Today's blog on IT outsourcing is from Mike Slavin, Partner and Managing Director, CIO Services North America, TPI.
Clients strive to keep key information technology (IT) competencies in-house, even if internal resources are battling to keep the ship afloat. The incentive to call upon external expertise to overcome weaknesses is critical, but it's curious how many turn a blind eye. Being categorized as "upper right-hand quadrant" is not always indicative of capability to affect change and innovation.
Strategic competencies are hard to attain and maintain, especially in the IT space. An advantage is always vulnerable, and identifying, not to mention replicating exact competencies is difficult. With increasing cost pressures, long-term strategies are often moderated in the face of tactical budgets.

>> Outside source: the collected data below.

template <int NW>
__global__ __launch_bounds__(NW * 64, 4) void lin_s6_plain_kernel(LinK g) {
    __shared__ __attribute__((aligned(16))) unsigned char sm[2 * S6_BUF];
    int bz, m0, tm_eff;
    const int tile = blockIdx.x;
    if (tile < g.n_big) {
        bz = tile / g.big_per_batch;
        m0 = (tile - bz * g.big_per_batch) * 64;
        tm_eff = 2;
    } else {
        const int j = tile - g.n_big;
        bz = j / g.small_per_batch;
        m0 = g.big_per_batch_rows + (j - bz * g.small_per_batch) * 32;
        tm_eff = 1;
    }
    const int tid = threadIdx.x, lane = tid & 63, wave = tid >> 6;
    const int l31 = lane & 31, lh = lane >> 5;
    const int ks = blockIdx.y, k0 = ks * g.kchunk;
    const int klen = min(g.kchunk, g.K - k0);
    const int kav = max(0, min(klen, g.ka_valid - k0));
    f32x16 acc[2];
#pragma unroll
    for (int i = 0; i < 2; ++i)
#pragma unroll
        for (int r = 0; r < 16; ++r) acc[i][r] = 0.f;
    const long bp_step = (long)g.bp_rows * 16;
    const uint16_t* bp = g.Bp + (long)bz * g.bp_batch + (k0 / 16) * bp_step;
    const unsigned b_lane = (unsigned)((wave * 32 + l31) * 16 + lh * 8) * 2u;
    const float* A = g.A + (long)bz * g.a_batch + (long)m0 * g.lda + k0;
    const bool late = __builtin_amdgcn_readfirstlane(wave) >= NW / 2;
    if (tm_eff == 2) s6_main_loop<NW, 2>(acc, sm, A, g.lda, g.M - m0, klen, kav, bp, b_lane, g.bp_plane, bp_step, tid, lane, late);
    else s6_main_loop<NW, 1>(acc, sm, A, g.lda, g.M - m0, klen, kav, bp, b_lane, g.bp_plane, bp_step, tid, lane, late);
    const int col = wave * 32 + l31;
    if (col >= g.N) return;
    const bool whole = gridDim.y == 1;
    const float bj = (whole && g.bias) ? g.bias[(long)bz * g.bias_batch + col] : 0.f;
    float* c0 = g.C + (long)ks * g.c_split + (long)bz * g.c_batch + col;
#pragma unroll
    for (int i = 0; i < 2; ++i)
#pragma unroll
        for (int r = 0; r < 16; ++r) {
            const int row = m0 + i * 32 + (r & 3) + 8 * (r >> 2) + 4 * lh;
            if (i < tm_eff && row < g.M) {
                float v = acc[i][r] + bj;
                if (whole && g.act == 1) v = as_relu(v);
                else if (whole && g.act == 2) v = as_sigmoid(v);
                c0[(long)row * g.ldc] = v;
            }
        }
}

constexpr int ON = 128;

struct LinOutK {
    const float* A; long lda, a_batch;
    const float* B; long ldb, b_batch; int b_rows;
    const float* bias; long bias_batch;
    float* out; long ldo, o_batch;
    int M, N, K, batch;
    int n_big, big_per_batch, big_per_batch_rows, small_per_batch;
    const float* tgt; long tgt_T; const int* lengths; int T; float scale;
    float* dout; float* partial;
    const uint16_t* Bp; long bp_plane, bp_batch; int bp_rows;
    float* loss; int* counter;
};

__device__ __forceinline__ void criterion_tail(const LinOutK& g, int tile, float sum, int tid, float* red, int nwaves) {
    if (g.counter == nullptr) {
        if (tid == 0) g.partial[tile] = sum;
        return;
    }
    __shared__ int s_last;
    if (tid == 0) {
        __hip_atomic_store(&g.partial[tile], sum, __ATOMIC_RELAXED, __HIP_MEMORY_SCOPE_AGENT);
        asm volatile("s_waitcnt vmcnt(0)" ::: "memory");
        const int last = atomicAdd(g.counter, 1) == (int)gridDim.x - 1;
        if (last) __hip_atomic_store(g.counter, 0, __ATOMIC_RELAXED, __HIP_MEMORY_SCOPE_AGENT);
        s_last = last;
    }
    __syncthreads();
    if (!s_last) return;
    float s = 0.f;
    if (tid < 256)
        for (int i = tid; i < (int)gridDim.x; i += 256) s += __hip_atomic_load(&g.partial[i], __ATOMIC_RELAXED, __HIP_MEMORY_SCOPE_AGENT);
    s = as_wave_sum(s);
    __syncthreads();
    if ((tid & 63) == 0 && tid < 256) red[tid >> 6] = s;
    __syncthreads();
    if (tid == 0) g.loss[0] = ((red[0] + red[1]) + (red[2] + red[3])) * g.scale;
    (void)nwaves;
}

__global__ __launch_bounds__(NT, 4) void lin_out_kernel(LinOutK g) {
    constexpr int TILE = BK * (64 + ON);
    constexpr int RING = NBUF * TILE;
    __shared__ __attribute__((aligned(16))) float smem[RING];
    int bz, m0, rows;
    if ((int)blockIdx.x < g.n_big) {
// ... 73 lines not shown
    if (active) {
#pragma unroll
        for (int r = 0; r < 16; ++r) smem[(wm * 32 + (r & 3) + 8 * (r >> 2) + 4 * lh) * ON + col] = as_sigmoid(acc[r] + bj);
    }
    as_lds_barrier();
    const int Np = g.N >> 1;
    float part = 0.f;
    const int wave_u = __builtin_amdgcn_readfirstlane(wave);
    if (Np <= 64) {
        float tx[8], ty[8];
        bool in[8], valid[8];
        const int nl = min(lane, Np - 1);
#pragma unroll
        for (int k = 0; k < 8; ++k) {
            const int r = wave_u + 8 * k;
            const int frame = m0 + r;
            in[k] = r < rows && frame < g.M;
            const int fc = in[k] ? frame : m0;
            const int b = fc / g.T, t = fc - b * g.T;
            valid[k] = in[k] && t < g.lengths[b];
            const float* tg = g.tgt + (((long)b * g.tgt_T + t) * g.batch + bz) * g.N;
            tx[k] = tg[nl];
            ty[k] = tg[Np + nl];
        }
#pragma unroll
        for (int k = 0; k < 8; ++k) {
            if (!in[k]) continue;
            const int r = wave_u + 8 * k;
            const long frame = m0 + r;
            float* o = g.out + frame * g.ldo + (long)bz * g.o_batch;
            float* dz = g.dout + frame * g.ldo + (long)bz * g.o_batch;
            if (lane < Np) {
                const float ox = smem[r * ON + lane], oy = smem[r * ON + Np + lane];
                o[lane] = ox;
                o[Np + lane] = oy;
                float gx = 0.f, gy = 0.f;
                if (valid[k]) {
                    const float dx = ox - tx[k], dy = oy - ty[k];
                    const float d = sqrtf(dx * dx + dy * dy);
                    part += d;
                    const float gg = g.scale / d;
                    gx = dx * gg * ox * (1.f - ox);
                    gy = dy * gg * oy * (1.f - oy);
                }
                dz[lane] = gx;
                dz[Np + lane] = gy;
            }
        }
    } else
    for (int r = wave_u; r < rows; r += 8) {
        const int frame = m0 + r;
        if (frame >= g.M) break;
        const int b = frame / g.T, t = frame - b * g.T;
        const bool valid = t < g.lengths[b];
        float* o = g.out + (long)frame * g.ldo + (long)bz * g.o_batch;
        float* dz = g.dout + (long)frame * g.ldo + (long)bz * g.o_batch;
        const float* tg = g.tgt + (((long)b * g.tgt_T + t) * g.batch + bz) * g.N;
        for (int n = lane; n < Np; n += 64) {
            const float ox = smem[r * ON + n], oy = smem[r * ON + Np + n];
            o[n] = ox;
            o[Np + n] = oy;
            float gx = 0.f, gy = 0.f;
            if (valid) {
                const float dx = ox - tg[n], dy = oy - tg[Np + n];
                const float d = sqrtf(dx * dx + dy * dy);
                part += d;
                const float gg = g.scale / d;
                gx = dx * gg * ox * (1.f - ox);
                gy = dy * gg * oy * (1.f - oy);
            }
            dz[n] = gx;
            dz[Np + n] = gy;
        }
    }
    part = as_wave_sum_dpp(part);
    __shared__ float red[8];
    if (lane == 0) red[wave] = part;
    __syncthreads();
    float wg_sum = 0.f;
    if (tid == 0) wg_sum = ((red[0] + red[1]) + (red[2] + red[3])) + ((red[4] + red[5]) + (red[6] + red[7]));
    criterion_tail(g, blockIdx.x, wg_sum, tid, red, 8);
}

So, if internal IT resources and expertise are not up to par, doesn't keeping them in-house create a disadvantage?
With IT operations as strategic elements, and if internal resources and innovation are unable to keep up with market trends, the incentives to outsource become undeniable. Add to that the strategic value of cutting-edge IT resources and expertise of service providers and the justification to part with IT activities via outsourcing becomes even greater.

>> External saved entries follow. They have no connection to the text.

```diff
@@ -127,6 +146,7 @@
       IT* lpc = lp + cur * P; IT* lpn = lp + nxt * P;
       IT* llc = ll + cur * P; IT* lln = ll + nxt * P;
       DT* ldc = ld + (size_t)cur * P; DT* ldn = ld + (size_t)nxt * P;
+      const SplitRec* spc = split + (size_t)cur * NCAP; SplitRec* spn = split + (size_t)nxt * NCAP;
       {
         int carry = 0;
         constexpr int UA = 4;
@@ -135,7 +155,7 @@
 #pragma unroll
           for (int u = 0; u < UA; u++) { const int i = i0 + u * NT + tid; kk[u] = i < Pf ? LN(i) : NONE; lv[u] = i < Pf ? llc[i] : (IT)0; }
 #pragma unroll
-          for (int u = 0; u < UA; u++) { ss[u] = 0; ee[u] = 0; if (kk[u] != NONE) { ss[u] = TB(cur, F_LS, kk[u]); ee[u] = TB(cur, F_LE, kk[u]); } }
+          for (int u = 0; u < UA; u++) { ss[u] = 0; ee[u] = 0; if (kk[u] != NONE) { const PT l = spc[kk[u]].line; ss[u] = Rec::lo(l); ee[u] = Rec::hi(l); } }
 #pragma unroll
           for (int u = 0; u < UA; u++) ff[u] = kk[u] == NONE ? 0 : (ee[u] - ss[u] > 1) ? (lv[u] < ((ss[u] + ee[u]) >> 1)) : 1;
 #pragma unroll
@@ -152,8 +172,11 @@
       SYNC();
       BTICK(1);
       for (int k = tid; k < nNodes; k += NT) {
-        TM(T_C1S, k) = (uint32_t)pf[TB(cur, F_SE, k)] - (uint32_t)pf[TB(cur, F_SB, k)];
-        TM(T_C1E, k) = (uint32_t)pf[TB(cur, F_EE, k)] - (uint32_t)pf[TB(cur, F_EB, k)];
+        SplitRec* rec = split + (size_t)cur * NCAP + k;
+        const PT s = rec->s, e = rec->e, end = rec->end;
+        const uint32_t sb = Rec::lo(s), eb = Rec::lo(e);
+        rec->s = Rec::pack(sb, (uint32_t)pf[Rec::lo(end)] - (uint32_t)pf[sb]);
+        rec->e = Rec::pack(eb, (uint32_t)pf[Rec::hi(end)] - (uint32_t)pf[eb]);
       }
       SYNC();
       {
@@ -171,7 +194,7 @@
             const int i = i0 + u * NT + tid;
             const bool isS = i < nS;
             sb[u] = 0; c1[u] = 0;
-            if (kk[u] != NONE) { sb[u] = isS ? TB(cur, F_SB, kk[u]) : TB(cur, F_EB, kk[u]); c1[u] = isS ? TM(T_C1S, kk[u]) : TM(T_C1E, kk[u]); }
+            if (kk[u] != NONE) { const PT h = *(isS ? &spc[kk[u]].s : &spc[kk[u]].e); sb[u] = Rec::lo(h); c1[u] = Rec::hi(h); }
           }
 #pragma unroll
           for (int u = 0; u < UC; u++) psb[u] = kk[u] != NONE ? (uint32_t)pf[sb[u]] : 0;
@@ -208,7 +231,8 @@
             le[u] = 0; ls[u] = 0; bg[u] = 0; c1[u] = 0;
             if (k2v[u] != NONE) {
               const uint32_t k = k2v[u] >> 1;
-              le[u] = TB(cur, F_LE, k); ls[u] = TB(cur, F_LS, k); bg[u] = isS ? TB(cur, F_SB, k) : TB(cur, F_EB, k); c1[u] = isS ? TM(T_C1S, k) : TM(T_C1E, k);
+              const PT l = spc[k].line, h = *(isS ? &spc[k].s : &spc[k].e);
+              le[u] = Rec::hi(l); ls[u] = Rec::lo(l); bg[u] = Rec::lo(h); c1[u] = Rec::hi(h);
             }
           }
 #pragma unroll
@@ -247,8 +271,8 @@
         uint32_t ls = 0, le = 0, sb = 0, se = 0, eb = 0, ee = 0, c1S = 0, c1E = 0;
         bool leaf = false;
         if (k < nNodes) {
-          ls = TB(cur, F_LS, k); le = TB(cur, F_LE, k); sb = TB(cur, F_SB, k); se = TB(cur, F_SE, k); eb = TB(cur, F_EB, k); ee = TB(cur, F_EE, k);
-          c1S = TM(T_C1S, k); c1E = TM(T_C1E, k);
+          const SplitRec rec = spc[k];
+          ls = Rec::lo(rec.line); le = Rec::hi(rec.line); sb = Rec::lo(rec.s); c1S = Rec::hi(rec.s); eb = Rec::lo(rec.e); c1E = Rec::hi(rec.e); se = Rec::lo(rec.end); ee = Rec::hi(rec.end);
           leaf = le - ls == 1;
           uint32_t dB, dE, eB, eE;
           if (leaf) { dB = eb; dE = ee; eB = sb; eE = se; }
@@ -269,14 +293,12 @@
         if (EMIT && ((uint64_t)nNodesTot + totF > capN || (uint64_t)nEntries + totEnt > capE || (uint64_t)sumD + totD > capD)) { outgrown = true; break; }
         if (k < nNodes) {
           const uint32_t gid = nNodesTot + incF - full, base = nEntries + incEnt - (full ? nD + nE : 0), dpre = sumD + incD - (full ? nD : 0);
-          TM(T_ND, k) = nD; TM(T_NE, k) = nE; TM(T_GID, k) = full ? gid : NONE; TM(T_BASE, k) = base;
           uint32_t ci = nNext + incC - (act0 + act1);
           const uint32_t med = (ls + le) >> 1;
-          TM(T_CH0, k) = NONE; TM(T_CH1, k) = NONE;
-          if (act0) { TM(T_CH0, k) = ci; TB(nxt, F_LS, ci) = ls; TB(nxt, F_LE, ci) = med; TB(nxt, F_SB, ci) = sb; TB(nxt, F_SE, ci) = sb + c1S;
-                      TB(nxt, F_EB, ci) = eb; TB(nxt, F_EE, ci) = eb + c1E; ci++; }
-          if (act1) { TM(T_CH1, k) = ci; TB(nxt, F_LS, ci) = med; TB(nxt, F_LE, ci) = le; TB(nxt, F_SB, ci) = sb + c1S; TB(nxt, F_SE, ci) = se;
-                      TB(nxt, F_EB, ci) = eb + c1E; TB(nxt, F_EE, ci) = ee; }
+          uint32_t ch0 = NONE, ch1 = NONE;
+          if (act0) { ch0 = ci; SplitRec c; c.line = Rec::pack(ls, med); c.s = Rec::pack(sb, 0); c.e = Rec::pack(eb, 0); c.end = Rec::pack(sb + c1S, eb + c1E); spn[ci] = c; ci++; }
+          if (act1) { ch1 = ci; SplitRec c; c.line = Rec::pack(med, le); c.s = Rec::pack(sb + c1S, 0); c.e = Rec::pack(eb + c1E, 0); c.end = Rec::pack(se, ee); spn[ci] = c; }
+          { EmitRec m; m.cnt = Rec::pack(nD, nE); m.ch = Rec::pack(ch0, ch1); m.base = base; m.gid = full ? gid : NONE; emit[k] = m; }
           if (EMIT && full) {
             Node nd;
             nd.dBase = base; nd.nD = nD; nd.nE = nE; nd.last = -1; nd.sTop = 1; nd.nBlk = 0;
@@ -308,10 +330,12 @@
             le[u] = 0; ls[u] = 0; ch[u] = 0; gidv[u] = NONE; bg[u] = 0; c1[u] = 0; nNE[u] = 0; nND[u] = 0; bs[u] = 0; tq[u] = 0; tt[u] = 0;
             if (k2v[u] != NONE) {
               const uint32_t k = k2v[u] >> 1, side = k2v[u] & 1;
-              le[u] = TB(cur, F_LE, k); ls[u] = TB(cur, F_LS, k); ch[u] = side == 0 ? TM(T_CH0, k) : TM(T_CH1, k); gidv[u] = TM(T_GID, k);
+              const PT l = spc[k].line; const EmitRec m = emit[k];
+              le[u] = Rec::hi(l); ls[u] = Rec::lo(l); ch[u] = Rec::child(side == 0 ? Rec::lo(m.ch) : Rec::hi(m.ch)); gidv[u] = m.gid;
               if (EMIT) {
-                bg[u] = isS ? TB(cur, F_SB, k) : TB(cur, F_EB, k); c1[u] = isS ? TM(T_C1S, k) : TM(T_C1E, k);
-                nNE[u] = TM(T_NE, k); nND[u] = TM(T_ND, k); bs[u] = TM(T_BASE, k);
+                const PT h = *(isS ? &spc[k].s : &spc[k].e);
+                bg[u] = Rec::lo(h); c1[u] = Rec::hi(h);
+                nNE[u] = Rec::hi(m.cnt); nND[u] = Rec::lo(m.cnt); bs[u] = m.base;
                 tq[u] = hq[posv[u]]; tt[u] = ht[posv[u]];
               }
             }
@@ -379,9 +403,10 @@
             gidv[u] = NONE; le[u] = 0; ls[u] = 0; bg[u] = 0; c1[u] = 0; nDv[u] = 0; nEv[u] = 0; bs[u] = 0;
             if (k2v[u] != NONE && p1v[u] != p0v[u]) {
               const uint32_t k = k2v[u] >> 1;
-              gidv[u] = TM(T_GID, k); le[u] = TB(cur, F_LE, k); ls[u] = TB(cur, F_LS, k);
-              bg[u] = isS ? TB(cur, F_SB, k) : TB(cur, F_EB, k); c1[u] = isS ? TM(T_C1S, k) : TM(T_C1E, k);
-              nDv[u] = TM(T_ND, k); nEv[u] = TM(T_NE, k); bs[u] = TM(T_BASE, k);
+              const PT l = spc[k].line, h = *(isS ? &spc[k].s : &spc[k].e); const EmitRec m = emit[k];
+              gidv[u] = m.gid; le[u] = Rec::hi(l); ls[u] = Rec::lo(l);
+              bg[u] = Rec::lo(h); c1[u] = Rec::hi(h);
+              nDv[u] = Rec::lo(m.cnt); nEv[u] = Rec::hi(m.cnt); bs[u] = m.base;
             }
           }
 #pragma unroll
@@ -466,8 +491,6 @@
     if (overflow) atomicOr(&a.status[r], (uint32_t)LRA_ST_RANGE);
     if (outgrown) atomicOr(&a.status[r], (uint32_t)LRA_ST_CAPACITY);
   }
-#undef TB
-#undef TM
 #undef BTICK
 }
 
diff --git a/lra_amd/csrc/sdp_layout.h b/lra_amd/csrc/sdp_layout.h
--- /dev/null
+++ b/lra_amd/csrc/sdp_layout.h
@@ -0,0 +1,46 @@
+#pragma once
+#include <stdint.h>
+
+#if defined(__HIPCC__) || defined(__CUDACC__)
+#define LRA_SDP_HD __host__ __device__
+#else
+#define LRA_SDP_HD
+#endif
+
+namespace lra_sdp {
+
+constexpr uint64_t BUILD_WORDS_PER_POINT = 36, BUILD_WORDS_PER_READ = 64;
+
+struct BuildLayout {
+  uint64_t split, emit;
+  uint64_t elem;
+  uint64_t rowOf, colOf, lp, ln, pf, ph, ll, ld;
+  uint64_t elemBytes;
+  uint64_t slotBytes;
+};
+
+LRA_SDP_HD inline BuildLayout build_layout(uint64_t P, int mode) {
+  const bool narrow = mode != 0, lds = mode == 1;
+  const uint64_t ncap = P + 2, it = narrow ? 2 : 4, dt = narrow ? 4 : 8, splitB = narrow ? 16 : 32, emitB = narrow ? 16 : 24;
+  BuildLayout L;
+  L.split = 0;
+  L.emit = 2 * ncap * splitB;
+  const uint64_t recEnd = L.emit + ncap * emitB;
+  L.elem = lds ? 0 : recEnd;
+  uint64_t o = 0;
+  L.rowOf = o; o += P * it;
+  L.colOf = o; o += P * it;
+  L.lp = o; o += 2 * P * it;
+  L.ln = o; o += 2 * P * it;
+  L.pf = o; o += (P + 1) * it;
+  L.ph = o; o += (P + 1) * it;
+  L.ll = o; o += 2 * P * it;
+  o = (o + 7) & ~(uint64_t)7;
+  L.ld = o; o += 2 * P * dt;
+  L.elemBytes = o;
+  L.slotBytes = lds ? recEnd : recEnd + o;
+  return L;
+}
+LRA_SDP_HD inline uint64_t build_slot_words(uint64_t points, uint64_t reads) { return BUILD_WORDS_PER_POINT * points + BUILD_WORDS_PER_READ * reads; }
+
+}
```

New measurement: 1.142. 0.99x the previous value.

At the end of the day, firms need to find a healthy equilibrium by basing IT sourcing strategies on three key dimensions:
Cost - The ability to achieve substantial and sustainable improvements in total costs of operations.

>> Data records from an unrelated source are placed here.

template <bool FS, bool DIAGH, bool CAB, bool FUSE, bool HQQ = false>
__global__ __launch_bounds__(64) __attribute__((amdgpu_waves_per_eu(PDDP_MX_WAVES_OF(CAB, HQQ), PDDP_MX_WAVES_OF(CAB, HQQ)))) void k_bp_mfma(Buffers<float> b, Dims dm, int batch, float hq1, float hq2, float hr, float dt, int flags) {
    __shared__ __attribute__((aligned(16))) float lds[kMxLds + kMxDmaFloats];
    const int inst = blockIdx.x;
    if (inst >= batch * dm.M) return;
    arm_mx_bp_block<float, FS, DIAGH, CAB, FUSE, HQQ>(lds, b, dm, inst / dm.M, inst % dm.M, hq1, hq2, hr, dt, flags);
}
template <bool FS, bool DIAGH, bool CAB, bool FUSE, bool HQQ = false>
__global__ __launch_bounds__(64) void k_bp_mfma_f64(Buffers<double> b, Dims dm, int batch, double hq1, double hq2, double hr, double dt, int flags) {
    __shared__ __attribute__((aligned(16))) double lds[kMxLds];
    const int inst = blockIdx.x;
    if (inst >= batch * dm.M) return;
    arm_mx_bp_block<double, FS, DIAGH, CAB, FUSE, HQQ>(lds, b, dm, inst / dm.M, inst % dm.M, hq1, hq2, hr, dt, flags);
}
__device__ __forceinline__ float mx_uniform(float v) { return __int_as_float(__builtin_amdgcn_readfirstlane(__float_as_int(v))); }
__device__ __forceinline__ double mx_uniform(double v) {
    return __hiloint2double(__builtin_amdgcn_readfirstlane(__double2hiint(v)), __builtin_amdgcn_readfirstlane(__double2loint(v)));
}
template <bool FS, bool CAB, bool FUSE, bool HQQ = false>
__global__ __launch_bounds__(64) __attribute__((amdgpu_waves_per_eu(PDDP_MX_WAVES_OF(CAB, HQQ), PDDP_MX_WAVES_OF(CAB, HQQ)))) void k_bp_mfma_pc(Buffers<float> b, Dims dm, int batch, int ee, float dt, int flags) {
    __shared__ __attribute__((aligned(16))) float lds[kMxLds + kMxDmaFloats];
    const int inst = blockIdx.x;
    if (inst >= batch * dm.M) return;
    float hq1, hq2, hr;
    cost_diag_weights_at<float>(b.cwt, ee, inst / dm.M, hq1, hq2, hr);
    arm_mx_bp_block<float, FS, true, CAB, FUSE, HQQ>(lds, b, dm, inst / dm.M, inst % dm.M, mx_uniform(hq1), mx_uniform(hq2), mx_uniform(hr), dt, flags);
}
template <bool FS, bool CAB, bool FUSE, bool HQQ = false>
__global__ __launch_bounds__(64) void k_bp_mfma_f64_pc(Buffers<double> b, Dims dm, int batch, int ee, double dt, int flags) {
    __shared__ __attribute__((aligned(16))) double lds[kMxLds];
    const int inst = blockIdx.x;
    if (inst >= batch * dm.M) return;
    double hq1, hq2, hr;
    cost_diag_weights_at<double>(b.cwt, ee, inst / dm.M, hq1, hq2, hr);
    arm_mx_bp_block<double, FS, true, CAB, FUSE, HQQ>(lds, b, dm, inst / dm.M, inst % dm.M, mx_uniform(hq1), mx_uniform(hq2), mx_uniform(hr), dt, flags);
}
template <bool FS, bool DIAGH, bool CAB, bool FUSE, bool HQQ = false>
static void launch_one(hipStream_t s, unsigned n, const Buffers<float>& b, const Dims& dm, int batch, float hq1, float hq2, float hr, float dt, int kp, int ee) {
    if constexpr (DIAGH) { if (b.cwt) { hipLaunchKernelGGL((k_bp_mfma_pc<FS, CAB, FUSE, HQQ>), dim3(n), dim3(64), 0, s, b, dm, batch, ee, dt, kp); return; } }
    hipLaunchKernelGGL((k_bp_mfma<FS, DIAGH, CAB, FUSE, HQQ>), dim3(n), dim3(64), 0, s, b, dm, batch, hq1, hq2, hr, dt, kp);
}
template <bool FS, bool DIAGH, bool CAB, bool FUSE, bool HQQ = false>
static void launch_one(hipStream_t s, unsigned n, const Buffers<double>& b, const Dims& dm, int batch, double hq1, double hq2, double hr, double dt, int kp, int ee) {
    if constexpr (DIAGH) { if (b.cwt) { hipLaunchKernelGGL((k_bp_mfma_f64_pc<FS, CAB, FUSE, HQQ>), dim3(n), dim3(64), 0, s, b, dm, batch, ee, dt, kp); return; } }
    hipLaunchKernelGGL((k_bp_mfma_f64<FS, DIAGH, CAB, FUSE, HQQ>), dim3(n), dim3(64), 0, s, b, dm, batch, hq1, hq2, hr, dt, kp);
}

template <typename T>
void launch_bp_mfma(hipStream_t s, const Buffers<T>& b, const Dims& dm, int batch, bool diag_h, T hq1, T hq2, T hr, T dt, bool keep_P, bool fuse_sweep, int ee) {
    const unsigned n = (unsigned)batch * dm.M;
    const int kp = (keep_P ? kMxKeepP : 0) | ((fuse_sweep && b.segmap) ? kMxFuseSweep : 0);
    const bool cab = b.ABc != nullptr && diag_h;
#define PDDP_MX_LAUNCH(FS, DH, CB, FU) launch_one<FS, DH, CB, FU>(s, n, b, dm, batch, hq1, hq2, hr, dt, kp, ee)
    const bool fu = (kp & kMxFuseSweep) != 0;
    if (cab && b.Hc) {
#define PDDP_MX_LAUNCH_Q(FS, FU) launch_one<FS, true, true, FU, true>(s, n, b, dm, batch, hq1, hq2, hr, dt, kp, ee)
        if (dm.M > 1) { if (fu) PDDP_MX_LAUNCH_Q(true, true); else PDDP_MX_LAUNCH_Q(true, false); }
        else PDDP_MX_LAUNCH_Q(false, false);
#undef PDDP_MX_LAUNCH_Q
        return;
    }
    if (dm.M > 1) {
        if (cab) { if (fu) PDDP_MX_LAUNCH(true, true, true, true); else PDDP_MX_LAUNCH(true, true, true, false); }
        else if (diag_h) { if (fu) PDDP_MX_LAUNCH(true, true, false, true); else PDDP_MX_LAUNCH(true, true, false, false); }
        else { if (fu) PDDP_MX_LAUNCH(true, false, false, true); else PDDP_MX_LAUNCH(true, false, false, false); }
    } else {
        if (cab) PDDP_MX_LAUNCH(false, true, true, false);
        else if (diag_h) PDDP_MX_LAUNCH(false, true, false, false);
        else PDDP_MX_LAUNCH(false, false, false, false);
    }
#undef PDDP_MX_LAUNCH
}
template void launch_bp_mfma<float>(hipStream_t, const Buffers<float>&, const Dims&, int, bool, float, float, float, float, bool, bool, int);
template void launch_bp_mfma<double>(hipStream_t, const Buffers<double>&, const Dims&, int, bool, double, double, double, double, bool, bool, int);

Capability - Deployment of new and innovative services that materially enable attainment of strategic business objectives.
Capacity - Access to scalable and resilient sources of talent and infrastructure to enable attainment of business goals.
With strength on these fronts, there are compelling reasons to outsource, but many fall somewhere in-between. And this framework allows their managers to be more attentive to the long-term consequences of their sourcing decisions.
So how do they keep a close eye on IT strategies when outsourcing key operations?
Resist the temptation to burden a service provider with current in-house processes. Redesign and innovate instead of imitate and codify. Treating the service provider as a partner will yield the right strategic scope and associated long-term benefits.